> **What to produce**:
Word for word, return every record that follows.

> **Recorded data**:
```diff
@@ -1620,18 +1710,21 @@
   const int phys = h->slot_map[slot];
   h->leaf_pending[phys] = false;
   if (slot == 1) { rc = stats_begin(h); if (rc) return rc; }
-  bool reuse = false;
+  bool reuse = false, mid = false;
   if (h->top_pending) {
-    HCHK(h, hipStreamWaitEvent(h->stream, h->ev_top, 0));
-    reuse = h->top_phys == phys && (int)h->top_theta.size() == ntheta && std::equal(theta, theta + ntheta, h->top_theta.begin());
-    h->top_pending = false;
+    if (h->top_ahead) HCHK(h, hipStreamWaitEvent(h->stream, h->ev_top, 0));
+    if (h->mid_ahead) HCHK(h, hipStreamWaitEvent(h->stream, h->ev_mid, 0));
+    reuse = h->top_ahead && h->top_phys == phys && (int)h->top_theta.size() == ntheta && std::equal(theta, theta + ntheta, h->top_theta.begin());
+    mid = reuse && h->mid_ahead;
+    h->top_pending = h->top_wait = h->top_ahead = h->mid_wait = h->mid_ahead = false;
   }
   bool deferred = false;
-  rc = factor_launch(h, phys, cp, reuse ? h->g_top : 0, INT_MAX, nullptr, nullptr, vonly, &deferred);
+  rc = factor_launch(h, phys, cp, mid ? h->g_mid : (reuse && h->async_top ? h->g_top : 0), INT_MAX, nullptr, nullptr, vonly, &deferred);
   if (deferred) { h->leaf_pending[phys] = true; h->leaf_cp[phys] = cp; }
   if (rc || !reuse) return rc;
   rc = fix_top_comps(h, phys);
   if (rc) return rc;
+  if (mid) { rc = fix_mid_comps(h, phys); if (rc) return rc; }
   hipLaunchKernelGGL(k_merge_err, dim3(1), dim3(64), 0, h->stream, h->d_err.p, h->d_err2.p);
   HCHK(h, hipGetLastError());
   return ST_OK;
@@ -1731,6 +1824,7 @@
     h->factor_open = true; h->factor_open_slot = slot; h->top_theta_open.assign(theta, theta + ntheta);
     return ST_OK;
   }
+  if (h->stream2) HCHK(h, hipEventRecord(h->ev_enq, h->stream));
   int rc = factor_local(h, slot, theta, ntheta, vonly);
   if (rc) return rc;
   {
@@ -1756,6 +1850,11 @@
     return exchange_comps_and_finish(h, h->factor_open_slot, loglik);
   }
   HCHK(h, hipSetDevice(h->device));
+  if (h->up_on_stream2) {
+    HCHK(h, hipEventRecord(h->ev_up2, h->stream2));
+    HCHK(h, hipStreamWaitEvent(h->stream, h->ev_up2, 0));
+    h->up_on_stream2 = false;
+  }
   HCHK(h, hipEventSynchronize(h->ev_factor));
   const int e0 = ((const int *)(h->pin + 14))[0];
   if (e0 != INT_MAX) return e0 & 15;
@@ -1864,6 +1963,7 @@
   }
   HCHK(h, hipGetLastError());
   HCHK(h, hipMemcpyAsync(h->pin + 8, h->d_scalars.p, 2 * sizeof(double), hipMemcpyDeviceToHost, h->stream));
+  HCHK(h, hipEventRecord(h->ev_c, h->stream));
   h->c_rc = INT_MIN;
   h->c_pending = true;
   return ST_OK;
@@ -1875,7 +1975,7 @@
     if (h->c_rc == ST_OK && loglik) *loglik = h->c_ll;
     return h->c_rc;
   }
-  HCHK(h, hipStreamSynchronize(h->stream));
+  HCHK(h, hipEventSynchronize(h->ev_c));
   const int e0 = ((const int *)(h->pin + 10))[0];
   if (e0 != INT_MAX) return e0 & 15;
   if (loglik) *loglik = h->pin[8] + h->pin[9];
@@ -1883,6 +1983,11 @@
 }
 
 static int gen_or_upload_z(st_handle h, const double *z, uint64_t seed, uint32_t iter, unsigned stream_id, double *dst) {
+  if (dst == h->d_z.p) {
+    const bool have = !z && h->z_ahead && h->z_ahead_seed == seed && h->z_ahead_iter == iter;
+    h->z_ahead = false;
+    if (have) return ST_OK;
+  }
   if (z) return upload_rows(h, z, dst);
   {
     ProfScope ps(h, 5);
@@ -1894,9 +1999,21 @@
   return ST_OK;
 }
 
+extern "C" int st_normals_begin(st_handle h, uint64_t seed, uint32_t iter) {
+  if (!h) return ST_ERR_USAGE;
+  HCHK(h, hipSetDevice(h->device));
+  h->z_ahead = false;
+  const int rc = gen_or_upload_z(h, nullptr, seed, iter, 0u, h->d_z.p);
+  if (rc) return rc;
+  h->z_valid = false;
+  h->z_ahead = true; h->z_ahead_seed = seed; h->z_ahead_iter = iter;
+  return ST_OK;
+}
+
 static int sample_launch(st_handle h, int g_hi, int g_lo) {
   const int phys = h->slot_map[0];
   for (int g = g_hi - 1; g >= g_lo; --g) {
+    if (h->mid_wait && g < h->mid_gate_level) { const int rc = launch_mid(h); if (rc) return rc; }
     const LevelInfo &L = h->levels[g];
     int *route = h->route_b.data() + 2 * (size_t)g;
     route[0] = route[1] = R_NONE;
@@ -1985,6 +2102,7 @@
       }
     }
     HCHK(h, hipGetLastError());
+    if (h->top_wait) { const int rc = launch_top(h); if (rc) return rc; }
   }
   return ST_OK;
 }
@@ -1999,6 +2117,8 @@
   rc = reset_err(h);
   if (rc) return rc;
   rc = sample_launch(h, h->n_actual_groups, std::min(h->cut, h->n_actual_groups));
+  if (rc == ST_OK && h->top_wait) rc = launch_top(h);
+  if (rc == ST_OK && h->mid_wait) rc = launch_mid(h);
   if (rc) return rc;
   for (auto &zr : h->top_zero) HCHK(h, hipMemsetAsync(h->d_acc.p + zr.first, 0, (size_t)zr.second * sizeof(double), h->stream));
   return ST_OK;
@@ -2144,6 +2264,21 @@
   {
     ProfScope ps(h, 0, h->g_top > 0 ? h->g_top - 1 : 0);
     hipLaunchKernelGGL(k_loglik, dim3(A.nlist), dim3(NT), lds_loglik_bytes(maxP, maxM), h->stream, A);
+  }
+  HCHK(h, hipGetLastError());
+  return ST_OK;
+}
+static int fix_mid_comps(st_handle h, int phys) {
+  if (h->n_midgrp == 0) return ST_OK;
+  int maxP = 0;
+  for (auto &L : h->levels) maxP = std::max(maxP, L.maxP);
+  LoglikGrpArgs Gr;
+  Gr.blks = h->d_blks.p; Gr.anc_idx = h->d_anc.p; Gr.grps = h->d_grps.p; Gr.list = h->d_midgrp.p; Gr.nlist = h->n_midgrp;
+  Gr.panels = h->d_panels[phys].p; Gr.w = h->d_w.p; Gr.loglik_c = h->d_loglik[phys].p; Gr.maxP = maxP;
+  Gr.gdesc = h->d_gdesc.p; Gr.gd_stride = h->gd_stride;
+  {
+    ProfScope ps(h, 0, h->g_mid - 1);
+    hipLaunchKernelGGL(k_loglik_grp, dim3(Gr.nlist), dim3(NT), (size_t)(maxP + 32) * sizeof(double), h->stream, Gr);
   }
   HCHK(h, hipGetLastError());
   return ST_OK;
```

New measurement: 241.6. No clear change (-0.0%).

> **Response below**:
```diff
@@ -1620,18 +1710,21 @@
   const int phys = h->slot_map[slot];
   h->leaf_pending[phys] = false;
   if (slot == 1) { rc = stats_begin(h); if (rc) return rc; }
-  bool reuse = false;
+  bool reuse = false, mid = false;
   if (h->top_pending) {
-    HCHK(h, hipStreamWaitEvent(h->stream, h->ev_top, 0));
-    reuse = h->top_phys == phys && (int)h->top_theta.size() == ntheta && std::equal(theta, theta + ntheta, h->top_theta.begin());
-    h->top_pending = false;
+    if (h->top_ahead) HCHK(h, hipStreamWaitEvent(h->stream, h->ev_top, 0));
+    if (h->mid_ahead) HCHK(h, hipStreamWaitEvent(h->stream, h->ev_mid, 0));
+    reuse = h->top_ahead && h->top_phys == phys && (int)h->top_theta.size() == ntheta && std::equal(theta, theta + ntheta, h->top_theta.begin());
+    mid = reuse && h->mid_ahead;
+    h->top_pending = h->top_wait = h->top_ahead = h->mid_wait = h->mid_ahead = false;
   }
   bool deferred = false;
-  rc = factor_launch(h, phys, cp, reuse ? h->g_top : 0, INT_MAX, nullptr, nullptr, vonly, &deferred);
+  rc = factor_launch(h, phys, cp, mid ? h->g_mid : (reuse && h->async_top ? h->g_top : 0), INT_MAX, nullptr, nullptr, vonly, &deferred);
   if (deferred) { h->leaf_pending[phys] = true; h->leaf_cp[phys] = cp; }
   if (rc || !reuse) return rc;
   rc = fix_top_comps(h, phys);
   if (rc) return rc;
+  if (mid) { rc = fix_mid_comps(h, phys); if (rc) return rc; }
   hipLaunchKernelGGL(k_merge_err, dim3(1), dim3(64), 0, h->stream, h->d_err.p, h->d_err2.p);
   HCHK(h, hipGetLastError());
   return ST_OK;
@@ -1731,6 +1824,7 @@
     h->factor_open = true; h->factor_open_slot = slot; h->top_theta_open.assign(theta, theta + ntheta);
     return ST_OK;
   }
+  if (h->stream2) HCHK(h, hipEventRecord(h->ev_enq, h->stream));
   int rc = factor_local(h, slot, theta, ntheta, vonly);
   if (rc) return rc;
   {
@@ -1756,6 +1850,11 @@
     return exchange_comps_and_finish(h, h->factor_open_slot, loglik);
   }
   HCHK(h, hipSetDevice(h->device));
+  if (h->up_on_stream2) {
+    HCHK(h, hipEventRecord(h->ev_up2, h->stream2));
+    HCHK(h, hipStreamWaitEvent(h->stream, h->ev_up2, 0));
+    h->up_on_stream2 = false;
+  }
   HCHK(h, hipEventSynchronize(h->ev_factor));
   const int e0 = ((const int *)(h->pin + 14))[0];
   if (e0 != INT_MAX) return e0 & 15;
@@ -1864,6 +1963,7 @@
   }
   HCHK(h, hipGetLastError());
   HCHK(h, hipMemcpyAsync(h->pin + 8, h->d_scalars.p, 2 * sizeof(double), hipMemcpyDeviceToHost, h->stream));
+  HCHK(h, hipEventRecord(h->ev_c, h->stream));
   h->c_rc = INT_MIN;
   h->c_pending = true;
   return ST_OK;
@@ -1875,7 +1975,7 @@
     if (h->c_rc == ST_OK && loglik) *loglik = h->c_ll;
     return h->c_rc;
   }
-  HCHK(h, hipStreamSynchronize(h->stream));
+  HCHK(h, hipEventSynchronize(h->ev_c));
   const int e0 = ((const int *)(h->pin + 10))[0];
   if (e0 != INT_MAX) return e0 & 15;
   if (loglik) *loglik = h->pin[8] + h->pin[9];
@@ -1883,6 +1983,11 @@
 }
 
 static int gen_or_upload_z(st_handle h, const double *z, uint64_t seed, uint32_t iter, unsigned stream_id, double *dst) {
+  if (dst == h->d_z.p) {
+    const bool have = !z && h->z_ahead && h->z_ahead_seed == seed && h->z_ahead_iter == iter;
+    h->z_ahead = false;
+    if (have) return ST_OK;
+  }
   if (z) return upload_rows(h, z, dst);
   {
     ProfScope ps(h, 5);
@@ -1894,9 +1999,21 @@
   return ST_OK;
 }
 
+extern "C" int st_normals_begin(st_handle h, uint64_t seed, uint32_t iter) {
+  if (!h) return ST_ERR_USAGE;
+  HCHK(h, hipSetDevice(h->device));
+  h->z_ahead = false;
+  const int rc = gen_or_upload_z(h, nullptr, seed, iter, 0u, h->d_z.p);
+  if (rc) return rc;
+  h->z_valid = false;
+  h->z_ahead = true; h->z_ahead_seed = seed; h->z_ahead_iter = iter;
+  return ST_OK;
+}
+
 static int sample_launch(st_handle h, int g_hi, int g_lo) {
   const int phys = h->slot_map[0];
   for (int g = g_hi - 1; g >= g_lo; --g) {
+    if (h->mid_wait && g < h->mid_gate_level) { const int rc = launch_mid(h); if (rc) return rc; }
     const LevelInfo &L = h->levels[g];
     int *route = h->route_b.data() + 2 * (size_t)g;
     route[0] = route[1] = R_NONE;
@@ -1985,6 +2102,7 @@
       }
     }
     HCHK(h, hipGetLastError());
+    if (h->top_wait) { const int rc = launch_top(h); if (rc) return rc; }
   }
   return ST_OK;
 }
@@ -1999,6 +2117,8 @@
   rc = reset_err(h);
   if (rc) return rc;
   rc = sample_launch(h, h->n_actual_groups, std::min(h->cut, h->n_actual_groups));
+  if (rc == ST_OK && h->top_wait) rc = launch_top(h);
+  if (rc == ST_OK && h->mid_wait) rc = launch_mid(h);
   if (rc) return rc;
   for (auto &zr : h->top_zero) HCHK(h, hipMemsetAsync(h->d_acc.p + zr.first, 0, (size_t)zr.second * sizeof(double), h->stream));
   return ST_OK;
@@ -2144,6 +2264,21 @@
   {
     ProfScope ps(h, 0, h->g_top > 0 ? h->g_top - 1 : 0);
     hipLaunchKernelGGL(k_loglik, dim3(A.nlist), dim3(NT), lds_loglik_bytes(maxP, maxM), h->stream, A);
+  }
+  HCHK(h, hipGetLastError());
+  return ST_OK;
+}
+static int fix_mid_comps(st_handle h, int phys) {
+  if (h->n_midgrp == 0) return ST_OK;
+  int maxP = 0;
+  for (auto &L : h->levels) maxP = std::max(maxP, L.maxP);
+  LoglikGrpArgs Gr;
+  Gr.blks = h->d_blks.p; Gr.anc_idx = h->d_anc.p; Gr.grps = h->d_grps.p; Gr.list = h->d_midgrp.p; Gr.nlist = h->n_midgrp;
+  Gr.panels = h->d_panels[phys].p; Gr.w = h->d_w.p; Gr.loglik_c = h->d_loglik[phys].p; Gr.maxP = maxP;
+  Gr.gdesc = h->d_gdesc.p; Gr.gd_stride = h->gd_stride;
+  {
+    ProfScope ps(h, 0, h->g_mid - 1);
+    hipLaunchKernelGGL(k_loglik_grp, dim3(Gr.nlist), dim3(NT), (size_t)(maxP + 32) * sizeof(double), h->stream, Gr);
   }
   HCHK(h, hipGetLastError());
   return ST_OK;
```

New measurement: 241.6. No clear change (-0.0%).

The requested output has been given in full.